# Vip622 vip411 install



## Glenn66 (Nov 2, 2006)

I am having a new install of two receivers (VIP622 dual tuner+ Vip411 single tuner). I will be getting the DishHD Gold package, so I assume I need 3 orbital locations. I am told I will be getting Dish 500 Wing dish, and DishPro twin. Two questions:

1. What setup should I be getting wrt the Dish500? I thought I needed two dishes (Dish500 + Dish300) in order to get three orbital locations.

2. Can I use the DP Plus DPP44 in order to run only 1 RG6 to the Vip622. Why would they set me up for DishPro twin rather than DishPro Plus?

Thanks


----------



## Rob Glasser (Feb 22, 2005)

You can actually get away without using a DPP44. You can Get a DPPTwin LNBF for your Dish500 picking up 110 and 119, then for the Wing dish you'll be getting for 61.5/129 you can run that cable into the DPPTwin LNBF. 

Then, you can feed both your 622 and your 411 from that DPPTwin LNBF. It's basically got a DishProPlus 32 switch built into it. It can pick up 3 orbital locations and feed 2 receivers, including dual tuner receivers with a single cable as long as there is a DPP Separator used to connect both tuners.


----------



## Glenn66 (Nov 2, 2006)

Rob,
Thanks, 
So is this diagram what your talking about?

//tech.dishnetwork.com/departmental_content/TechPortal/content/tech/equipment/dish_pro.shtml


How do I make sure I get this (DPPTwin) installed instaed of some other config?


----------



## TBoneit (Jul 27, 2006)

You shouldn't have to do anything except make sure everything is working when the install is finished. Wires are neatly secured etc.
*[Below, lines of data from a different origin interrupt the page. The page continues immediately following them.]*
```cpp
// ... 96 lines not shown
    WorkspaceGuard ws;
    zk::XYZZ<Fq> r = zk::gpu::msm<Curve>(ws, db28, ds, n, s);
    if (reps > 0) {
        zk::gpu::MsmStats before = zk::gpu::msm_stats(false);
        EventGuard e0, e1;
        zk::gpu::event_record(e0, s);
        for (int i = 0; i < reps; i++) r = zk::gpu::msm<Curve>(ws, db28, ds, n, s);
        zk::gpu::event_record(e1, s);
        float ms = zk::gpu::event_elapsed_ms(e0, e1);
        zk::gpu::MsmStats after = zk::gpu::msm_stats(false);
        if (ms_total) *ms_total = ms / reps;
        if (ms_acc) *ms_acc = (after.accumulate_ms - before.accumulate_ms) / reps;
    }
    give_affine(r.to_affine(), out_xy, out_inf);
}
template <class Curve, bool EDWARDS> void run_msm_table(const uint8_t *bases, const uint8_t *scalars, size_t n, int c, uint8_t *out_xy, int *out_inf) {
    using Fq = typename Curve::Fq; using Fr = typename Curve::Fr;
    if (c < 2 || c > 22) throw std::invalid_argument("window bits must be in [2, 22]");
    if (n && (!bases || !scalars)) throw std::invalid_argument("zkaes_msm_table: null argument");
    zk::gpu::require_device();
    const size_t nt = (size_t)zk::gpu::table_windows<Curve>(c);
    if ((uint64_t)nt * n >= (1ull << 30)) throw std::invalid_argument("zkaes_msm_table: n x table copies exceeds the 2^30 base indices of one MSM");
    StreamGuard s;
    DevPtr<zk::Affine<Fq>> tab(nt * n);
    DevPtr<Fr> ds(n);
    zk::gpu::h2d(tab, bases, n * 96, s); zk::gpu::h2d(ds, scalars, n * 32, s);
    zk::gpu::build_window_tables<Curve>(tab, n, c, s);
    WorkspaceGuard ws;
    zk::Affine<Fq> a;
    if constexpr (EDWARDS) {
        DevPtr<zk::Niels28<typename Curve::FqP>> tabte(nt * n);
        zk::gpu::convert_bases_te<Curve>(tabte, tab, nt * n, s);
        a = zk::gpu::msm_table<Curve>(ws, tabte, n, 0, c, ds, n, s).to_affine();
    } else {
        DevPtr<zk::Affine28<typename Curve::FqP>> tab28(nt * n);
        zk::gpu::convert_bases<Curve>(tab28, tab, nt * n, s);
        a = zk::gpu::msm_table<Curve>(ws, tab28, n, 0, c, ds, n, s).to_affine();
    }
    give_affine(a, out_xy, out_inf);
}
template <class Curve> void run_msm_window_sums_dev(const uint8_t *bases, const uint8_t *scalars, size_t n_local, size_t n_total, void *dev_out, size_t dev_out_bytes) {
    using Fq = typename Curve::Fq; using Fr = typename Curve::Fr;
    zk::gpu::require_device();
    int c = 0, nwin = 0;
    zk::gpu::msm_sharded_plan<Curve>(n_total, &c, &nwin);
    if (!dev_out || dev_out_bytes < (size_t)nwin * sizeof(zk::XYZZ<Fq>)) throw std::invalid_argument("zkaes_msm_window_sums_dev: device buffer too small for the window sums");
    if (n_local > n_total) throw std::invalid_argument("zkaes_msm_window_sums_dev: n_local > n_total");
// ... 78 lines not shown
int zkaes_msm_fold_partials_dev(int curve_id, const void *dev_in, int world, uint8_t *out_xy, int *out_inf) {
    return guardk([&] {
        if (!dev_in || world < 1 || world > MAX_FOLD_WORLD) throw std::invalid_argument("zkaes_msm_fold_partials_dev: bad arguments (world must be 1..4096)");
        if (curve_id != 377 && curve_id != 381) throw std::invalid_argument("curve_id must be 377 or 381");
        zk::gpu::require_device();
        StreamGuard s;
        if (curve_id == 377) give_affine(zk::gpu::msm_fold_points_device<zk::Bls377>((const zk::XYZZ<zk::Fq377> *)dev_in, world, s).to_affine(), out_xy, out_inf);
        else give_affine(zk::gpu::msm_fold_points_device<zk::Bls381>((const zk::XYZZ<zk::Fq381> *)dev_in, world, s).to_affine(), out_xy, out_inf);
    });
}
int zkaes_msm_table(int curve_id, const uint8_t *bases, const uint8_t *scalars, size_t n, int window_bits, uint8_t *out_xy, int *out_inf) {
    return guardk([&] { if (curve_id == 381) run_msm_table<zk::Bls381, false>(bases, scalars, n, window_bits, out_xy, out_inf); else if (curve_id == 377) run_msm_table<zk::Bls377, false>(bases, scalars, n, window_bits, out_xy, out_inf); else throw std::invalid_argument("curve_id must be 377 or 381"); });
}
int zkaes_msm_table_srs(const uint8_t *bases, const uint8_t *scalars, size_t n, int window_bits, uint8_t *out_xy, int *out_inf) {
    return guardk([&] { run_msm_table<zk::Bls377, true>(bases, scalars, n, window_bits, out_xy, out_inf); });
}
int zkaes_set_device(int ordinal) { return guardk([&] { HIP_CHECK(hipSetDevice(ordinal)); }); }
int zkaes_ntt(int field_id, uint8_t *data, size_t n, int inverse) {
    return guardk([&] { if (field_id == 381) run_ntt<zk::Fr381>(data, n, inverse, 0, 0); else if (field_id == 377) run_ntt<zk::Fr377>(data, n, inverse, 0, 0); else throw std::invalid_argument("field_id must be 377 or 381"); });
}
int zkaes_ntt_coset(int field_id, uint8_t *data, size_t n, int inverse, int coset_c, int lg_big) {
    return guardk([&] {
        if (coset_c <= 0) throw std::invalid_argument("zkaes_ntt_coset: coset index must be positive");
        if (field_id == 381) run_ntt<zk::Fr381>(data, n, inverse, coset_c, lg_big); else if (field_id == 377) run_ntt<zk::Fr377>(data, n, inverse, coset_c, lg_big); else throw std::invalid_argument("field_id must be 377 or 381");
    });
}
int zkaes_ntt_batch(int field_id, uint8_t *data, size_t n, int count, int inverse, const int *coset_c, int lg_big) {
    return guardk([&] {
        if (field_id == 381) run_ntt_batch<zk::Fr381>(data, n, count, inverse, coset_c, lg_big); else if (field_id == 377) run_ntt_batch<zk::Fr377>(data, n, count, inverse, coset_c, lg_big);
        else throw std::invalid_argument("field_id must be 377 or 381");
// ... 312 lines not shown
```

### aes_zero_knowledge_proof_circuit_amd/csrc/consts32.h

```cpp
#pragma once
#include <stdint.h>
#define FR377_BITS 253
#define FR377_P_INIT {0x00000001u, 0x0a118000u, 0xd0000001u, 0x59aa76feu, 0x5c37b001u, 0x60b44d1eu, 0x9a2ca556u, 0x12ab655eu}
#define FR377_ONE_INIT {0xfffffff3u, 0x7d1c7fffu, 0x6ffffff2u, 0x7257f50fu, 0x512c0feeu, 0x16d81575u, 0x2bbb9a9du, 0x0d4bda32u}
#define FR377_R2_INIT {0xb861857bu, 0x25d577bau, 0x8860591fu, 0xcc2c27b5u, 0xe5dc8593u, 0xa7cc008fu, 0xeff1c939u, 0x011fdae7u}
static const uint32_t FR377_P[8] = {0x00000001u, 0x0a118000u, 0xd0000001u, 0x59aa76feu, 0x5c37b001u, 0x60b44d1eu, 0x9a2ca556u, 0x12ab655eu};
static const uint32_t FR377_ONE[8] = {0xfffffff3u, 0x7d1c7fffu, 0x6ffffff2u, 0x7257f50fu, 0x512c0feeu, 0x16d81575u, 0x2bbb9a9du, 0x0d4bda32u};
static const uint32_t FR377_R2[8] = {0xb861857bu, 0x25d577bau, 0x8860591fu, 0xcc2c27b5u, 0xe5dc8593u, 0xa7cc008fu, 0xeff1c939u, 0x011fdae7u};
static const uint32_t FR377_INV = 0xffffffffu;
#define FR381_BITS 255
#define FR381_P_INIT {0x00000001u, 0xffffffffu, 0xfffe5bfeu, 0x53bda402u, 0x09a1d805u, 0x3339d808u, 0x299d7d48u, 0x73eda753u}
#define FR381_ONE_INIT {0xfffffffeu, 0x00000001u, 0x00034802u, 0x5884b7fau, 0xecbc4ff5u, 0x998c4fefu, 0xacc5056fu, 0x1824b159u}
#define FR381_R2_INIT {0xf3f29c6du, 0xc999e990u, 0x87925c23u, 0x2b6cedcbu, 0x7254398fu, 0x05d31496u, 0x9f59ff11u, 0x0748d9d9u}
static const uint32_t FR381_P[8] = {0x00000001u, 0xffffffffu, 0xfffe5bfeu, 0x53bda402u, 0x09a1d805u, 0x3339d808u, 0x299d7d48u, 0x73eda753u};
static const uint32_t FR381_ONE[8] = {0xfffffffeu, 0x00000001u, 0x00034802u, 0x5884b7fau, 0xecbc4ff5u, 0x998c4fefu, 0xacc5056fu, 0x1824b159u};
static const uint32_t FR381_R2[8] = {0xf3f29c6du, 0xc999e990u, 0x87925c23u, 0x2b6cedcbu, 0x7254398fu, 0x05d31496u, 0x9f59ff11u, 0x0748d9d9u};
static const uint32_t FR381_INV = 0xffffffffu;
#define FQ377_BITS 377
#define FQ377_P_INIT {0x00000001u, 0x8508c000u, 0x30000000u, 0x170b5d44u, 0xba094800u, 0x1ef3622fu, 0x00f5138fu, 0x1a22d9f3u, 0x6ca1493bu, 0xc63b05c0u, 0x17c510eau, 0x01ae3a46u}
#define FQ377_ONE_INIT {0xffffff68u, 0x02cdffffu, 0x7fffffb1u, 0x51409f83u, 0x8a7d3ff2u, 0x9f7db3a9u, 0x6e7c6305u, 0x7b4e97b7u, 0x803c84e8u, 0x4cf495bfu, 0xe2fdf49au, 0x008d6661u}
#define FQ377_R2_INIT {0x9400cd22u, 0xb786686cu, 0xb00431b1u, 0x0329fcaau, 0x62d6b46du, 0x22a5f111u, 0x827dc3acu, 0xbfdf7d03u, 0x41790bf9u, 0x837e92f0u, 0x1e914b88u, 0x006dfccbu}
static const uint32_t FQ377_P[12] = {0x00000001u, 0x8508c000u, 0x30000000u, 0x170b5d44u, 0xba094800u, 0x1ef3622fu, 0x00f5138fu, 0x1a22d9f3u, 0x6ca1493bu, 0xc63b05c0u, 0x17c510eau, 0x01ae3a46u};
static const uint32_t FQ377_ONE[12] = {0xffffff68u, 0x02cdffffu, 0x7fffffb1u, 0x51409f83u, 0x8a7d3ff2u, 0x9f7db3a9u, 0x6e7c6305u, 0x7b4e97b7u, 0x803c84e8u, 0x4cf495bfu, 0xe2fdf49au, 0x008d6661u};
static const uint32_t FQ377_R2[12] = {0x9400cd22u, 0xb786686cu, 0xb00431b1u, 0x0329fcaau, 0x62d6b46du, 0x22a5f111u, 0x827dc3acu, 0xbfdf7d03u, 0x41790bf9u, 0x837e92f0u, 0x1e914b88u, 0x006dfccbu};
// ... 29 lines not shown
static const uint32_t G1_377_COFACTOR[4] = {0x00000000u, 0x00000000u, 0x30000000u, 0x170b5d44u};
#define G2_377_COFACTOR_LIMBS 16
static const uint32_t G2_377_COFACTOR[16] = {0x00000001u, 0x00000000u, 0x90000000u, 0x452217ccu, 0xba094800u, 0xa0f3622fu, 0x6676bd09u, 0xd693e8c3u, 0xfae2e189u, 0x8c505634u, 0xe1dcc40cu, 0xfbb36b00u, 0xa6f6a829u, 0xddd88d99u, 0x8ae9562au, 0x0026ba55u};
static const uint64_t BLS12_377_X = 0x8508c00000000001ULL;
#define BLS12_377_FINAL_EXP_LIMBS 63
static const uint32_t BLS12_377_FINAL_EXP[63] = {0x00000002u, 0x0a118000u, 0xb0000001u, 0xcf664765u, 0xe68b3800u, 0xc242c0cbu, 0x0c71fe44u, 0xa47662d7u, 0x40a4efb0u, 0xffc594c3u, 0xb3ee4dc0u, 0x9d4f7bf7u, 0x22a24f5bu, 0x44805f5au, 0xa89998a8u, 0x2f530533u, 0x224ec7d8u, 0x5d716080u, 0xca519301u, 0x1368df8du, 0x17a058bfu, 0xef0199c1u, 0xe54706e1u, 0x4f168ac9u, 0x2eb34320u, 0x9c8f5a7bu, 0x7d50f353u, 0x7c976b42u, 0x027819b8u, 0xf3d95a3eu, 0xbdae7647u, 0x7fdda393u, 0x60f50b26u, 0xbee2660du, 0xe5546ebfu, 0x82fe2158u, 0x7e9fadc0u, 0xdc712eceu, 0x0db9ec0du, 0x898b8d13u, 0xc2bf75cfu, 0x555a89a4u, 0xac9eb555u, 0xa3f771b0u, 0xf2cfbf1fu, 0x7e79b0b2u, 0xfca5f4ebu, 0x13793762u, 0x04e2a70cu, 0x2ddd28e6u, 0xc8fd5918u, 0x621371f3u, 0x8c5374bau, 0x7f41de8du, 0xff3f31bfu, 0xd2f282b4u, 0x748856b5u, 0x4a82c4feu, 0x66da4c66u, 0x06c94748u, 0xaf4801c5u, 0x41d9d66cu, 0x0134ed81u};
#define FQ377_TE_S_INIT {0xd831a0a2u, 0x6de9ca9au, 0x0eb51c8eu, 0xa8aff422u, 0x93607959u, 0x5a76e6c5u, 0xd3806339u, 0x57f38956u, 0xa0c6fe30u, 0xc50636f4u, 0xf52bfd14u, 0x018f4652u}
#define FQ377_TE_SI_INIT {0x8894e1e4u, 0x3fabdfd0u, 0xcc1f55aau, 0xcbf921ddu, 0x460edc0cu, 0xd17deff1u, 0x7897028du, 0xd394e81eu, 0x0912681au, 0xc29c995du, 0xaff9d568u, 0x01515e6cu}
#define FQ377_TE_F_INIT {0xead605e4u, 0xfb7c0ab8u, 0xe2752c7au, 0x363b93d1u, 0x144be536u, 0xd2246835u, 0x429f2077u, 0xeb8bf6ddu, 0x0234d423u, 0x3a9efda2u, 0xba0c72a4u, 0x013c7943u}
#define FQ377_TE_FI_INIT {0xfd76a6bdu, 0x3b092ce1u, 0xbba32683u, 0x925230d9u, 0xe991a197u, 0x872d5d2fu, 0xa82b2ab0u, 0x8367c527u, 0xef662a15u, 0xe285bbb3u, 0x9283e729u, 0x0160527au}
#define FQ377_TE_K2D_INIT {0x44a706c6u, 0xf24b7e84u, 0x80faa8fau, 0xeae02375u, 0x7ef38fa5u, 0x0f4d7cf2u, 0xc5f2bb26u, 0x5597097du, 0x0d95a93eu, 0x8bf6c1ddu, 0xfbff628au, 0x01784602u}
#define FQ377_TE_SIF_INIT {0xa38cfd11u, 0xface0c97u, 0x0adb8383u, 0x8cc7c229u, 0xd44ae9cbu, 0x4765cd5fu, 0x22354029u, 0x9ae986d8u, 0x252ab9bdu, 0xc3dc7860u, 0xc8942395u, 0x00486011u}
#define FQ377_TE_K2D_28_INIT {0x706c521u, 0xdf4444au, 0x8fa7e68u, 0x371b2aau, 0xdd6cd3du, 0xebe579eu, 0x3577a6au, 0x1d3f1c6u, 0x2ada318u, 0x2a73d9du, 0x7da6ef5u, 0xce09495u, 0xfed4ab8u, 0x0001813u}
#define FQ377_TE_SI_28_INIT {0x4e1e338u, 0x09d0889u, 0x5a9d7bdu, 0x00869f5u, 0xcb9f841u, 0xfcb79bcu, 0x14fcb3bu, 0xd78b460u, 0x9add89fu, 0x66e4a72u, 0xcdeb434u, 0x3157be7u, 0x5ed67e0u, 0x000140eu}
#define FQ377_TE_SIF_28_INIT {0xcfd10d5u, 0x9457a38u, 0x383e475u, 0x7e96cb8u, 0x388e8d9u, 0xd00b5abu, 0xd32ebe1u, 0x0c15e03u, 0x5ac3c51u, 0xa270ad8u, 0xe68d2ebu, 0xbe54908u, 0x8029609u, 0x00001c4u}
static const uint8_t ARK_TEST_RNG_SEED[32] = {1,0,0,0, 23,0,0,0, 200,1,0,0, 210,30,0,0, 0,0,0,0, 0,0,0,0, 0,0,0,0, 0,0,0,0};
```

### aes_zero_knowledge_proof_circuit_amd/csrc/kernels_msm.hip

```cpp
#include <cstring>
#include <rocprim/device/device_radix_sort.hpp>
#include <rocprim/device/device_scan.hpp>
#include <chrono>
#include <cstdio>
#include <cstdlib>
#include <mutex>
#include <vector>
#include "hip_util.hpp"
#include "te28.cuh"

namespace zk {
namespace gpu {

template <class P> struct WeierLaw { using Params = P; using Base = Affine28<P>; using Acc = Acc28<P>; static constexpr bool edwards = false; };
template <class P> struct EdwardsLaw { using Params = P; using Base = Niels28<P>; using Acc = AccTE<P>; static constexpr bool edwards = true; };
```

They are giving you what you need for the equipment you ordered.

They are not going to give you more expensive switch and such when it isn't needed. If you want DP LNBs and a DPP44 switch expect them to charge the difference in price.


----------



## Rob Glasser (Feb 22, 2005)

hmm that screen is a check switch screen for what looks like a 500 series receiver with a DP34 switch. Not sure what your asking me to compare. Is this link wrong?

As for getting what you want from the installer, it's really up to the installer. His/Her requirement is to make sure you have the service that you paid for. It doesn't necessarily mean it's the cleanest most simple solution. Usually it's going to be the cheapest. i.e. if it's cheaper to run extra cables and use older switches they will probably do that. 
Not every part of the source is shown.